(Excerpts from a dataset)
----------------
struct K16Args {
  const _Float16* Q16;
  const float* Qn;
  const _Float16* Rt16;
  const float* scale_info;
  int n_ref, n_tiles, ksel, cap;
  const __half* lb2;
  const float* norm2_max;
  float err_coef;
  int tile_origin, batch_every, batch_slack, two_sided;
  unsigned long long* stats;
  const float* thr_init;
  int knn1;
  float rf2, err_c, err_l;
  int* cand_idx;
  float* cand_d2;
  int* cand_cnt;
  float* cand_thr;
  unsigned long long* tiles_done;
  const int* block_order;
  const unsigned* step_list;
  const int* step_cnt;
  long long list_stride;
  int ee_hi;
  int planes_used;
  int count_go;
};
#define K16_COLD(FIELD) \
  (((const volatile K16Args __attribute__((address_space(4)))*)__builtin_amdgcn_kernarg_segment_ptr())->FIELD)
// ... 194 lines not shown
#pragma unroll
  for (int g = 0; g < 2; ++g) {
#pragma unroll
    for (int kb = 0; kb < KB; ++kb) {
      asm volatile("" : "+v"(bhi[g][kb]));
      if (NPROD == 3) asm volatile("" : "+v"(blo[g][kb]));
    }
    asm volatile("" : "+v"(thrp[g]));
  }

  f32x16 accA0, accA1, accB0, accB1;
#pragma unroll
  for (int r = 0; r < 16; ++r) accB0[r] = accB1[r] = INFINITY;
  int refB = 0;

  auto mfma_block = [&](const _Float16* tile, int sub, f32x16& c0, f32x16& c1) __attribute__((always_inline)) {
#pragma unroll
    for (int r = 0; r < 16; ++r) c0[r] = c1[r] = 0.0f;
    const f16x8* a8 = reinterpret_cast<const f16x8*>(tile) + sub * 32 + jq;
#pragma unroll
    for (int kb = 0; kb < KB; ++kb) {
      const f16x8 ahi = NPROD == 3 ? a8[((kb * 2 + h) * 2 + 0) * K16_TS] : a8[(kb * 2 + h) * K16_TS];
      c0 = __builtin_amdgcn_mfma_f32_32x32x16_f16(ahi, bhi[0][kb], c0, 0, 0, 0);
      c1 = __builtin_amdgcn_mfma_f32_32x32x16_f16(ahi, bhi[1][kb], c1, 0, 0, 0);
      if (NPROD == 3) {
        const f16x8 alo = a8[((kb * 2 + h) * 2 + 1) * K16_TS];
        c0 = __builtin_amdgcn_mfma_f32_32x32x16_f16(ahi, blo[0][kb], c0, 0, 0, 0);
        c1 = __builtin_amdgcn_mfma_f32_32x32x16_f16(ahi, blo[1][kb], c1, 0, 0, 0);
        c0 = __builtin_amdgcn_mfma_f32_32x32x16_f16(alo, bhi[0][kb], c0, 0, 0, 0);
        c1 = __builtin_amdgcn_mfma_f32_32x32x16_f16(alo, bhi[1][kb], c1, 0, 0, 0);
      }
    }
  };
  auto vote = [&](const f32x16& c0, const f32x16& c1, float& m0, float& m1) __attribute__((always_inline)) {
    m0 = min16(c0);
    m1 = min16(c1);
  };
  auto squeeze = [&](int g, int j) __attribute__((always_inline)) {
    const int cg = g ? cnt[1] : cnt[0];
    const int n0 = __shfl(cg, j, 64), n1 = __shfl(cg, j + 32, 64);
    const size_t ro = (size_t)(g * 32 + j) * cap;
    int m0, m1;
    float rcut = INFINITY, err = 0.0f;
    const int knn1 = K16_COLD(knn1);
    const float nq_row = wave_qn[g * 32 + j];
    if (knn1 > 0) {
      const float* sinfo = K16_COLD(scale_info);
      const float nmax_s = K16_COLD(norm2_max)[0] * sinfo[0] * sinfo[0];
      err = (K16_COLD(err_c) * nmax_s + K16_COLD(err_l) * sqrtf(nq_row * nmax_s)) * 1.001f;
    }
    float nt = knn16_squeeze_row(n0, n1, half, ksel, knn1, K16_COLD(rf2), err, nq_row, wave_d2 + ro, wave_idx + ro, lane, &m0, &m1, &rcut);
    if (m0 > half - 32) {
      knn16_rank_row(m0, m1, half, ksel, 1.0f, 0.0f, (min(m0 + m1, ksel) + 1) >> 1, wave_d2 + ro, wave_idx + ro, lds_sd[wave],
                     lds_si[wave], lane);
      const int tot = min(m0 + m1, ksel);
      m0 = (tot + 1) >> 1;
      m1 = tot - m0;
      asm volatile("s_waitcnt vmcnt(0)" ::: "memory");
      nt = ld_sc1_f(wave_d2 + ro + knn16_split_pos(tot - 1, m0, half));
    }
    if (jq == j) {
      const int mine = h ? m1 : m0;
      if (g) cnt[1] = mine; else cnt[0] = mine;
      const float t_list = (n0 + n1 >= ksel) ? nt : INFINITY;
      thrp[g] = fminf(thrp[g], fminf(t_list, rcut));
    }
    asm volatile("" : "+v"(thrp[0]), "+v"(thrp[1]), "+v"(cnt[0]), "+v"(cnt[1]));
  };
  auto refresh_wmax = [&]() __attribute__((always_inline)) {
    if (my_lb == nullptr) return;
    float w = fmaxf(thrp[0] + wave_qn[jq], thrp[1] + wave_qn[32 + jq]);
#pragma unroll
    for (int off = 32; off > 0; off >>= 1) w = fmaxf(w, __shfl_xor(w, off, 64));
    wmax = w;
  };
  auto select = [&](const f32x16& c0, const f32x16& c1, float m0, float m1, int ref_base) __attribute__((always_inline)) {
    unsigned long long need = 0;
    if (STATS) ++st_slow;
#pragma unroll
    for (int g = 0; g < 2; ++g) {
      const f32x16 acc = g ? c1 : c0;
      if (!__any((g ? m1 : m0) < thrp[g])) continue;
      const unsigned rowoff4 = (unsigned)((g * 32 + jq) * cap + h * half) * 4u;
      auto append = [&](int r) __attribute__((always_inline)) {
        const float v = acc[r];
        if (v < thrp[g]) {
          const unsigned off4 = rowoff4 + 4u * (unsigned)(g ? cnt[1]++ : cnt[0]++);
          if (STATS) ++st_app;
          *reinterpret_cast<float*>(reinterpret_cast<char*>(wave_d2) + off4) = v;
          *reinterpret_cast<int*>(reinterpret_cast<char*>(wave_idx) + off4) = ref_base + (r & 3) + 8 * (r >> 2);
        }
      };
#pragma unroll
      for (int t = 0; t < 5; ++t) {
        if (__any(min3f(acc[3 * t], acc[3 * t + 1], acc[3 * t + 2]) < thrp[g])) {
          append(3 * t);
          append(3 * t + 1);
          append(3 * t + 2);
        }
      }
      if (__any(acc[15] < thrp[g])) append(15);
      const unsigned long long full = __ballot((g ? cnt[1] : cnt[0]) > half - 16);
      need |= ((full | (full >> 32)) & 0xffffffffull) << (32 * g);
    }
    if (__builtin_expect(need != 0, 0)) {
      while (need) {
        const int j = __ffsll((long long)need) - 1;
// ... 175 lines not shown
          todo &= todo - 1;
          squeeze(j >> 5, j & 31);
          if (STATS) ++st_sq;
        }
        refresh_wmax();
        K16_COLD_REGION_END();
      }
    }

    bool live_nn = true;
    int s_nn, t_nn;
    if constexpr (LIST) {
      s_nn = min(s_next + 1, n_scan);
      t_nn = s_nn < n_scan ? (int)(e_pref & 0xFFFFFFu) : t_next;
      live_nn = entry_live(e_pref);
      e_pref = e_far;
    } else {
      s_nn = s_next < n_scan ? next_step(s_next, par, &live_nn) : n_scan;
      t_nn = s_nn < n_scan ? tile_of(s_nn) : t_next;
    }

    if (s_nn < n_scan) {
      K16_LOAD(__builtin_amdgcn_readfirstlane(t_nn), wr_b);
      tm_lap(tm_tail);
      K16_STAGED_BUT_LAST();
    } else {
      tm_lap(tm_tail);
      K16_STAGED();
    }
    tm_lap(tm_dma);
    if (my_lb) {
      my_live = __ballot(win_lb <= wmax + prune_margin);
      if (lane == 0) lds_wlive[par ^ 1][wave] = my_live;
    }
    tm_lap(tm_tail);
    K16_TILE_BARRIER();
    tm_lap(tm_bar);
    s_cur = s_next;
    t_cur = t_next;
    live_cur = live_next;
    s_next = s_nn;
    t_next = t_nn;
    live_next = live_nn;
    par ^= 1;
    ++it;
    const unsigned free_b = rd_b;
    rd_b = nx_b;
    nx_b = wr_b;
    wr_b = free_b;
  };
  tm_mark = tm_now();
  if constexpr (PAIR) {
    constexpr unsigned PB = 2u * (unsigned)TILE_LDS_BYTES;
    const int n_pairs = (n_scan + 1) >> 1;
    unsigned c0 = list_entry(0), c1 = list_entry(1), x0 = list_entry(2), x1 = list_entry(3);
    if (n_scan > 0) K16_LOAD(__builtin_amdgcn_readfirstlane((int)(c0 & 0xFFFFFFu)), 0u);
    if (n_scan > 1) K16_LOAD(__builtin_amdgcn_readfirstlane((int)(c1 & 0xFFFFFFu)), (unsigned)TILE_LDS_BYTES);
    K16_STAGED();
    K16_TILE_BARRIER();
    for (int p = 0; p < n_pairs; ++p) {
      const unsigned buf = (p & 1) ? PB : 0u, other = PB - buf;
      const unsigned f0 = list_entry(2 * p + 4), f1 = list_entry(2 * p + 5);
      if (2 * p + 2 < n_scan) K16_LOAD(__builtin_amdgcn_readfirstlane((int)(x0 & 0xFFFFFFu)), other);
      if (2 * p + 3 < n_scan) K16_LOAD(__builtin_amdgcn_readfirstlane((int)(x1 & 0xFFFFFFu)), other + (unsigned)TILE_LDS_BYTES);
      tm_lap(tm_tail);
      const char* ring = reinterpret_cast<const char*>(lds_ring);
      const bool live0 = entry_live(c0), live1 = 2 * p + 1 < n_scan && entry_live(c1);
      if (live0) ee_tile(reinterpret_cast<const _Float16*>(ring + buf), (int)(c0 & 0xFFFFFFu));
      if (live1) ee_tile(reinterpret_cast<const _Float16*>(ring + buf + TILE_LDS_BYTES), (int)(c1 & 0xFFFFFFu));
      if (live0 || live1) tm_lap(tm_seg); else tm_lap(tm_idle);
      if (batch_every > 0 && (p & (batch_every / 2 - 1)) == batch_every / 2 - 1) {
        const int limit = ksel + K16_COLD(batch_slack);
        unsigned long long todo = 0;
#pragma unroll
        for (int g = 0; g < 2; ++g) {
          const int cg = g ? cnt[1] : cnt[0];
          const int tot = cg + __shfl_xor(cg, 32, 64);
          todo |= (__ballot(tot > limit) & 0xffffffffull) << (32 * g);
        }
        while (todo) {
          const int j = __ffsll((long long)todo) - 1;
          todo &= todo - 1;
          squeeze(j >> 5, j & 31);
          if (STATS) ++st_sq;
        }
      }
      tm_lap(tm_tail);
      K16_STAGED();
      tm_lap(tm_dma);
      K16_TILE_BARRIER();
      tm_lap(tm_bar);
      c0 = x0;
      c1 = x1;
      x0 = f0;
      x1 = f1;
      ++it;
    }
  }
  while (!PAIR && s_cur < n_scan) scan_step();
  if (pend) segment(nullptr, 0, accA0, accA1, accB0, accB1, refB, false, true);
  {
    unsigned long long* tiles_done = K16_COLD(tiles_done);
    if (tiles_done && lane == 0) {
      atomicAdd(tiles_done, (unsigned long long)n_done);
      if (EE && K16_COLD(count_go)) atomicAdd(tiles_done + 1, (unsigned long long)st_go);
    }
  }

  unsigned long long* stats = STATS ? K16_COLD(stats) : nullptr;
  if (STATS && stats) {
    unsigned a = st_app;
#pragma unroll
    for (int off = 32; off > 0; off >>= 1) a += __shfl_xor(a, off, 64);
    if (lane == 0) {
      atomicAdd(stats + 0, (unsigned long long)(2 * n_done));
      atomicAdd(stats + 1, (unsigned long long)st_slow);
      atomicAdd(stats + 2, (unsigned long long)a);
      atomicAdd(stats + 3, (unsigned long long)st_sq);
      const int it_tiles = PAIR ? n_scan : it;
      if (wave == 0) atomicAdd(stats + 4, (unsigned long long)it_tiles);
      atomicAdd(stats + 5, (unsigned long long)tm_seg);
      atomicAdd(stats + 6, (unsigned long long)tm_sel);
      atomicAdd(stats + 7, (unsigned long long)tm_tail);
      atomicAdd(stats + 8, (unsigned long long)tm_dma);
      atomicAdd(stats + 9, (unsigned long long)tm_bar);
      atomicAdd(stats + 10, (unsigned long long)tm_idle);
      atomicAdd(stats + 11, (unsigned long long)it_tiles);
      if (EE) atomicAdd(stats + 12, (unsigned long long)st_go);
    }
  }
  const float out_scale = K16_COLD(scale_info)[1];
  float* cand_thr = K16_COLD(cand_thr);
  int* cand_cnt = K16_COLD(cand_cnt);
  if (cand_thr && h == 0) {
    cand_thr[row_base + jq] = (thrp[0] + wave_qn[jq]) * out_scale;
    cand_thr[row_base + 32 + jq] = (thrp[1] + wave_qn[32 + jq]) * out_scale;
  }
  {
    const int o0 = __shfl_xor(cnt[0], 32, 64), o1 = __shfl_xor(cnt[1], 32, 64);
    if (h == 0) {
      cand_cnt[row_base + jq] = cnt[0] | (o0 << 16);
      cand_cnt[row_base + 32 + jq] = cnt[1] | (o1 << 16);
    }
  }
#undef K16_LOAD
#undef K16_DMA
#undef K16_STAGED
#undef K16_STAGED_BUT_LAST
#undef K16_TILE_BARRIER
#undef K16_ROUND_OK
}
----------------
• [Exercise]
Look through the data above. Copy every line with the string "other" in it.

• [Solution to this problem]
      const unsigned buf = (p & 1) ? PB : 0u, other = PB - buf;
      if (2 * p + 2 < n_scan) K16_LOAD(__builtin_amdgcn_readfirstlane((int)(x0 & 0xFFFFFFu)), other);
      if (2 * p + 3 < n_scan) K16_LOAD(__builtin_amdgcn_readfirstlane((int)(x1 & 0xFFFFFFu)), other + (unsigned)TILE_LDS_BYTES);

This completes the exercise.